The story of Jocelyn Bell Burnell's early-career discovery of pulsars and the accolades that flowed to her male supervisor is often told as emblematic of astronomy's ongoing struggles with gender discrimination.

Bell Burnell and a host of other female astronomy luminaries recall their struggle with gender discrimination in the male-dominated world of physics in a new book, "The Sky is for Everyone: Women Astronomers in Their Own Words" (Princeton University Press, 2022). The book includes essays from exoplanet scientist Sara Seager and astrophysicist Priyamvada Natarajan, among many others.

In her essay, Bell Burnell follows her history all the way from her birth in Northern Ireland to her role in the reclassification of Pluto to a dwarf planet. The excerpt below recounts her graduate work at Cambridge University in the United Kingdom and her discovery of pulsars, which came in data gathered by a telescope she helped build.

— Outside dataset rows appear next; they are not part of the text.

static int unet_forward_impl(af_handle* h, hipStream_t s, const float* x_dev, const int64_t* t_dev, float* eps_dev,
                             int Bf, int H, int W, bool twin = false) {
  Runner R(h, s);
  const af_config& c = h->cfg;
  const int dt = h->dtype;
  const int mc = c.model_channels, ted = 4 * mc;
  R.A.off = 0;
  const int Bin = twin ? Bf / 2 : Bf;
  auto dup_half = [&](const Act& a) -> int {
    Act src = a, dst = a;
    src.B = dst.B = Bin;
    dst.p = R.elem_ptr(a.p, (long)Bin * a.H * a.W * a.ld);
    return R.copy_channels(src, dst, 0);
  };
  const bool twin_prefix = twin && h->input_blocks.size() >= 2 && h->input_blocks[0].layers.size() == 1 &&
                           h->input_blocks[0].layers[0].kind == L_CONV_IN && h->input_blocks[1].layers.size() == 2 &&
                           h->input_blocks[1].layers[0].kind == L_RES && h->input_blocks[1].layers[1].kind == L_XFMR;

  Act x = R.alloc_act(Bf, H, W, c.in_channels, h->conv_in.cin_pad);
  AF_TRY(R.check(x));
  Act temb = R.alloc_act(Bf, 1, 1, mc);
  Act e1 = R.alloc_act(Bf, 1, 1, ted);
  Act e2 = R.alloc_act(Bf, 1, 1, ted);
  Act emb_all = R.alloc_act(Bf, 1, 1, h->emb_total);
  AF_TRY(R.check(emb_all));
  if (!R.dry) {
    AF_TRY(DISPATCH(dt, af_launch_nchw_to_nhwc<bf16>(x_dev, x.p, Bin, c.in_channels, H * W, x.ld, 1.0f, s),
                    af_launch_nchw_to_nhwc<float>(x_dev, x.p, Bin, c.in_channels, H * W, x.ld, 1.0f, s),
                    af_launch_nchw_to_nhwc<f16>(x_dev, x.p, Bin, c.in_channels, H * W, x.ld, 1.0f, s)));
    AF_TRY(DISPATCH(dt, af_launch_timestep_embedding<bf16>((const long long*)t_dev, temb.p, Bin, mc, s),
                    af_launch_timestep_embedding<float>((const long long*)t_dev, temb.p, Bin, mc, s),
                    af_launch_timestep_embedding<f16>((const long long*)t_dev, temb.p, Bin, mc, s)));
  }
  if (twin && !twin_prefix) AF_TRY(dup_half(x));
  {
    Act tb = temb, e1b = e1, e2b = e2, eab = emb_all;
    tb.B = e1b.B = e2b.B = eab.B = Bin;
    AF_TRY(R.conv(h->time_embed0, tb, e1b, 1, 0, nullptr, nullptr, 0));
    if (!R.dry) AF_TRY(DISPATCH(dt, af_launch_silu<bf16>(e1.p, e1.p, (long)Bin * ted, s), af_launch_silu<float>(e1.p, e1.p, (long)Bin * ted, s), af_launch_silu<f16>(e1.p, e1.p, (long)Bin * ted, s)));
    AF_TRY(R.conv(h->time_embed2, e1b, e2b, 1, 0, nullptr, nullptr, 0));
    if (!R.dry) AF_TRY(DISPATCH(dt, af_launch_silu<bf16>(e2.p, e2.p, (long)Bin * ted, s), af_launch_silu<float>(e2.p, e2.p, (long)Bin * ted, s), af_launch_silu<f16>(e2.p, e2.p, (long)Bin * ted, s)));
    AF_TRY(R.conv(h->emb_all, e2b, eab, 1, 0, nullptr, nullptr, 0));
    if (twin) AF_TRY(dup_half(emb_all));
  }

  auto run_block = [&](const UBlock& ub, Act hcur, Act& result, const Act* final_out, int nb, bool twin_x) -> int {
    hcur.B = nb;
    for (size_t li = 0; li < ub.layers.size(); ++li) {
      const LayerRef& l = ub.layers[li];
      const bool use_final = final_out && li + 1 == ub.layers.size();
      Act out;
      auto new_act = [&](int Hh, int Ww, int Cc) -> Act {
        Act v;
        if (use_final) {
          v = *final_out;
          if (v.H != Hh || v.W != Ww || v.C != Cc) v.p = nullptr;
        } else {
          v = R.alloc_act(Bf, Hh, Ww, Cc);
        }
        v.B = nb;
        return v;
      };
      switch (l.kind) {
        case L_CONV_IN: {
          out = new_act(hcur.H, hcur.W, mc);
          Act xin = hcur;
          xin.C = h->conv_in.cin;
          AF_TRY(R.conv(h->conv_in, xin, out, 1, 0, nullptr, nullptr, 0));
        } break;
        case L_RES: {
          const ResBlockW& w = h->res[l.idx];
          out = new_act(hcur.H, hcur.W, w.cout);
          AF_TRY(run_resblock(R, w, hcur, out, emb_all.p, emb_all.ld));
        } break;
        case L_XFMR: {
          out = new_act(hcur.H, hcur.W, hcur.C);
          if (twin_x) {
            out.B = 2 * nb;
            nb = 2 * nb;
            AF_TRY(run_xfmr(R, h->xf[l.idx], hcur, out, true));
          } else {
            AF_TRY(run_xfmr(R, h->xf[l.idx], hcur, out));
          }
        } break;
        case L_DOWN: {
          out = new_act(hcur.H / 2, hcur.W / 2, hcur.C);
          AF_TRY(R.conv(h->updown[l.idx], hcur, out, 2, 0, nullptr, nullptr, 0));
        } break;
        case L_UP: {
          out = new_act(hcur.H * 2, hcur.W * 2, hcur.C);
          AF_TRY(R.conv(h->updown[l.idx], hcur, out, 1, 1, nullptr, nullptr, 0));
        } break;
      }
      hcur = out;
    }
    result = hcur;
    return 0;
  };

  struct Shp { int C, H, W; };
  auto out_shape = [&](const UBlock& ub, Shp in) -> Shp {
    for (auto& l : ub.layers) {
      if (l.kind == L_CONV_IN) in.C = mc;
      else if (l.kind == L_RES) in.C = h->res[l.idx].cout;
      else if (l.kind == L_DOWN) { in.H /= 2; in.W /= 2; }
      else if (l.kind == L_UP) { in.H *= 2; in.W *= 2; }
// ... 319 lines not shown
    int rc = build_vae(b);
    if (rc) { af_destroy(h.release()); return rc; }
    if (cfg->build_vae_encoder) {
      if (cfg->vae_in_channels <= 0) { af_set_error_msg("af_create: vae_in_channels"); af_destroy(h.release()); return AF_ERR_INVALID; }
      rc = build_vae_encoder(b);
      if (rc) { af_destroy(h.release()); return rc; }
    }
  }
  if (cfg->build_clip) {
    if (cfg->clip_vocab <= 0 || cfg->clip_layers <= 0 || cfg->clip_max_pos <= 0) { af_set_error_msg("af_create: bad CLIP config"); af_destroy(h.release()); return AF_ERR_INVALID; }
    int rc = build_clip(b);
    if (rc) { af_destroy(h.release()); return rc; }
  }
  if (b.rc) { af_destroy(h.release()); return b.rc; }
  if (hipError_t e = hipDeviceSynchronize(); e != hipSuccess) {
    af_set_error_msg("af_create: %s", hipGetErrorString(e));
    af_destroy(h.release());
    return AF_ERR_HIP;
  }
  *out = h.release();
  return 0;
}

RelatedBest space and sci-fi books for 2022

The Sky is for Everyone: Women Astronomers in Their Own Words
Princeton University Press, 2022 | $29.95 on Amazon

The Sky is for Everyone: Women Astronomers in Their Own Words
Princeton University Press, 2022 | $29.95 on Amazon

Kites Rise against the Wind

After completing my undergraduate work in 1965, I moved to Cambridge, England, to start a Ph.D. I did not expect to get into Cambridge but put in an application just in case. I was very surprised to be accepted. 

Up till then I had lived in the north and west, the upland areas of the United Kingdom. Cambridge was close to London in the affluent, posh, southeast, and when I got there I was overawed. The students, predominantly male, were poised, well-networked, confident in their ability and their right to be there. I was female and from outside the normal catchment areas. I noted that the few women faculty referred to themselves as Miss or Mrs., not Dr. or Professor. (Was this so as not to frighten the men?) Clearly Cambridge had made a mistake admitting me; they would discover their mistake and throw me out. I decided my best policy was to work my very hardest, so that when they threw me out I would not feel guilty — I would know I had done my best and just was not good enough for Cambridge. It is a strategy I would recommend to anyone feeling overawed in a new position.

The typical Ph.D. program in the U.K. has funding for three years. I would spend two years "in the field" (with five or six others) building a radio telescope, six months as the first user debugging it and taking data, and six months completing the data analysis and writing the thesis. A few years previously quasars had been recognized as bright radio sources at considerable distances. Only about twenty were known and not much was understood about them. 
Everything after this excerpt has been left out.